Saved data entries:
-------------------------

int table_tile(smapb_handle* h, const ConvLayer& L, const ConvIO& io, int* bn) {
    const Act& in = *io.in;
    char key[256];
    snprintf(key, sizeof key, "%d/%d/%d k%d s%d %dx%dx%d r%d p%d u%d c2_%d s2_%d t%d%s", L.Cin, L.Cout_pad, L.Cin2, L.k,
             L.stride, in.N, in.H, in.W, io.res ? 1 : 0, (io.post1 ? 1 : 0) + (io.post2 ? 1 : 0), io.up ? 1 : 0, L.Cin2,
             L.stride2, h->nterms, h->f16 ? " f16" : "");
    {
        std::lock_guard<std::mutex> lk(g_tiles_mu);
        auto it = g_tiles.find(key);
        if (it != g_tiles.end() && table_row_ok(it->second)) {
            *bn = it->second.first;
            return 0;
        }
    }
    if (!h->autotune) return 0;
    cudaEvent_t e0, e1;
    cudaEventCreate(&e0);
    cudaEventCreate(&e1);
    float best_ms = 1e30f;
    int best = 0;
    for (int c : {128, 64, 32}) {
        if (L.Cout_pad % c) continue;
        if (c == 32 && L.Cout_pad > 64) continue;
        ConvParams trial;
        if (setup_conv(h, L, io, c, &trial)) continue;
        trial.sat = nullptr;
        float ms_best_c = 1e30f;
        for (int rep = 0; rep < 4; rep++) {
            cudaEventRecord(e0, nullptr);
            if (launch_conv(trial, c, h->nterms, h->f16, h->sm_count, nullptr, false) != cudaSuccess) {
                ms_best_c = 1e30f;
                break;
            }
            cudaEventRecord(e1, nullptr);
            if (cudaEventSynchronize(e1) != cudaSuccess) return fail(h, -10, "autotune launch failed");
            float ms = 0;
            cudaEventElapsedTime(&ms, e0, e1);
            if (rep > 0 && ms < ms_best_c) ms_best_c = ms;
        }
        if (ms_best_c < best_ms) best_ms = ms_best_c, best = c;
    }
    cudaEventDestroy(e0);
    cudaEventDestroy(e1);
    h->err.clear();
    if (!best) return 0;
    std::lock_guard<std::mutex> lk(g_tiles_mu);
    auto it = g_tiles.find(key);
    if (it == g_tiles.end() || !table_row_ok(it->second))
        g_tiles[key] = std::make_pair(best, 1);
    else
        best = it->second.first;
    *bn = best;
    return 0;
}

int choose_tile(smapb_handle* h, const ConvLayer& L, const ConvIO& io, bool tuned, int* bn_out) {
    ConvParams tiling;
    conv_tiling(L, io, 1, &tiling);
    const long long m_tiles = tiling.total_tiles;
    int bn = 0;
    const int num_kb = L.k * L.k * (L.Cin / 64) + L.Cin2 / 64;
    double best = 1e30;
    for (int c : {128, 64, 32}) {
        if (L.Cout_pad % c) continue;
        const double kb_cost = c == 128 ? 1.0 : c == 64 ? 0.6 : 0.4;
        const int n_extra = (io.res || io.up ? 1 : 0) + (io.post1 ? 1 : 0) + (io.post2 ? 1 : 0);
        const double epi = (c / 32) * (0.5 + 0.2 * n_extra + (io.up ? 0.5 : 0.0));
        const long long units = m_tiles * (L.Cout_pad / c);
        const double waves = (double)((units + h->sm_count - 1) / h->sm_count);
        double t = waves * (num_kb * kb_cost + epi);
        t *= (c == 64 ? 1.05 : c == 32 ? 1.10 : 1.0);
        if (t < best - 1e-9) best = t, bn = c;
    }
    if (!bn) return fail(h, -30, "conv " + L.name + ": no tile shape for Cout_pad " + std::to_string(L.Cout_pad));
    if (const char* force = getenv("SMAPB_FORCE_TILE")) {
        int fb = 0;
        if (sscanf(force, "%d", &fb) == 1 && tile_shape_ok(fb) && L.Cout_pad % fb == 0) bn = fb;
    }
    if (tuned) {
        const int rc = table_tile(h, L, io, &bn);
        if (rc) return rc;
    }
    *bn_out = bn;
    return 0;
}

-------------------------

■ What you should do
Could you retype exactly the lines above, starting at the line that contains "L.stride, in.N, in.H, in.W, io.res" and ending at the line that contains "if (!best) return 0;", and nothing more?

■ Result
             L.stride, in.N, in.H, in.W, io.res ? 1 : 0, (io.post1 ? 1 : 0) + (io.post2 ? 1 : 0), io.up ? 1 : 0, L.Cin2,
             L.stride2, h->nterms, h->f16 ? " f16" : "");
    {
        std::lock_guard<std::mutex> lk(g_tiles_mu);
        auto it = g_tiles.find(key);
        if (it != g_tiles.end() && table_row_ok(it->second)) {
            *bn = it->second.first;
            return 0;
        }
    }
    if (!h->autotune) return 0;
    cudaEvent_t e0, e1;
    cudaEventCreate(&e0);
    cudaEventCreate(&e1);
    float best_ms = 1e30f;
    int best = 0;
    for (int c : {128, 64, 32}) {
        if (L.Cout_pad % c) continue;
        if (c == 32 && L.Cout_pad > 64) continue;
        ConvParams trial;
        if (setup_conv(h, L, io, c, &trial)) continue;
        trial.sat = nullptr;
        float ms_best_c = 1e30f;
        for (int rep = 0; rep < 4; rep++) {
            cudaEventRecord(e0, nullptr);
            if (launch_conv(trial, c, h->nterms, h->f16, h->sm_count, nullptr, false) != cudaSuccess) {
                ms_best_c = 1e30f;
                break;
            }
            cudaEventRecord(e1, nullptr);
            if (cudaEventSynchronize(e1) != cudaSuccess) return fail(h, -10, "autotune launch failed");
            float ms = 0;
            cudaEventElapsedTime(&ms, e0, e1);
            if (rep > 0 && ms < ms_best_c) ms_best_c = ms;
        }
        if (ms_best_c < best_ms) best_ms = ms_best_c, best = c;
    }
    cudaEventDestroy(e0);
    cudaEventDestroy(e1);
    h->err.clear();
    if (!best) return 0;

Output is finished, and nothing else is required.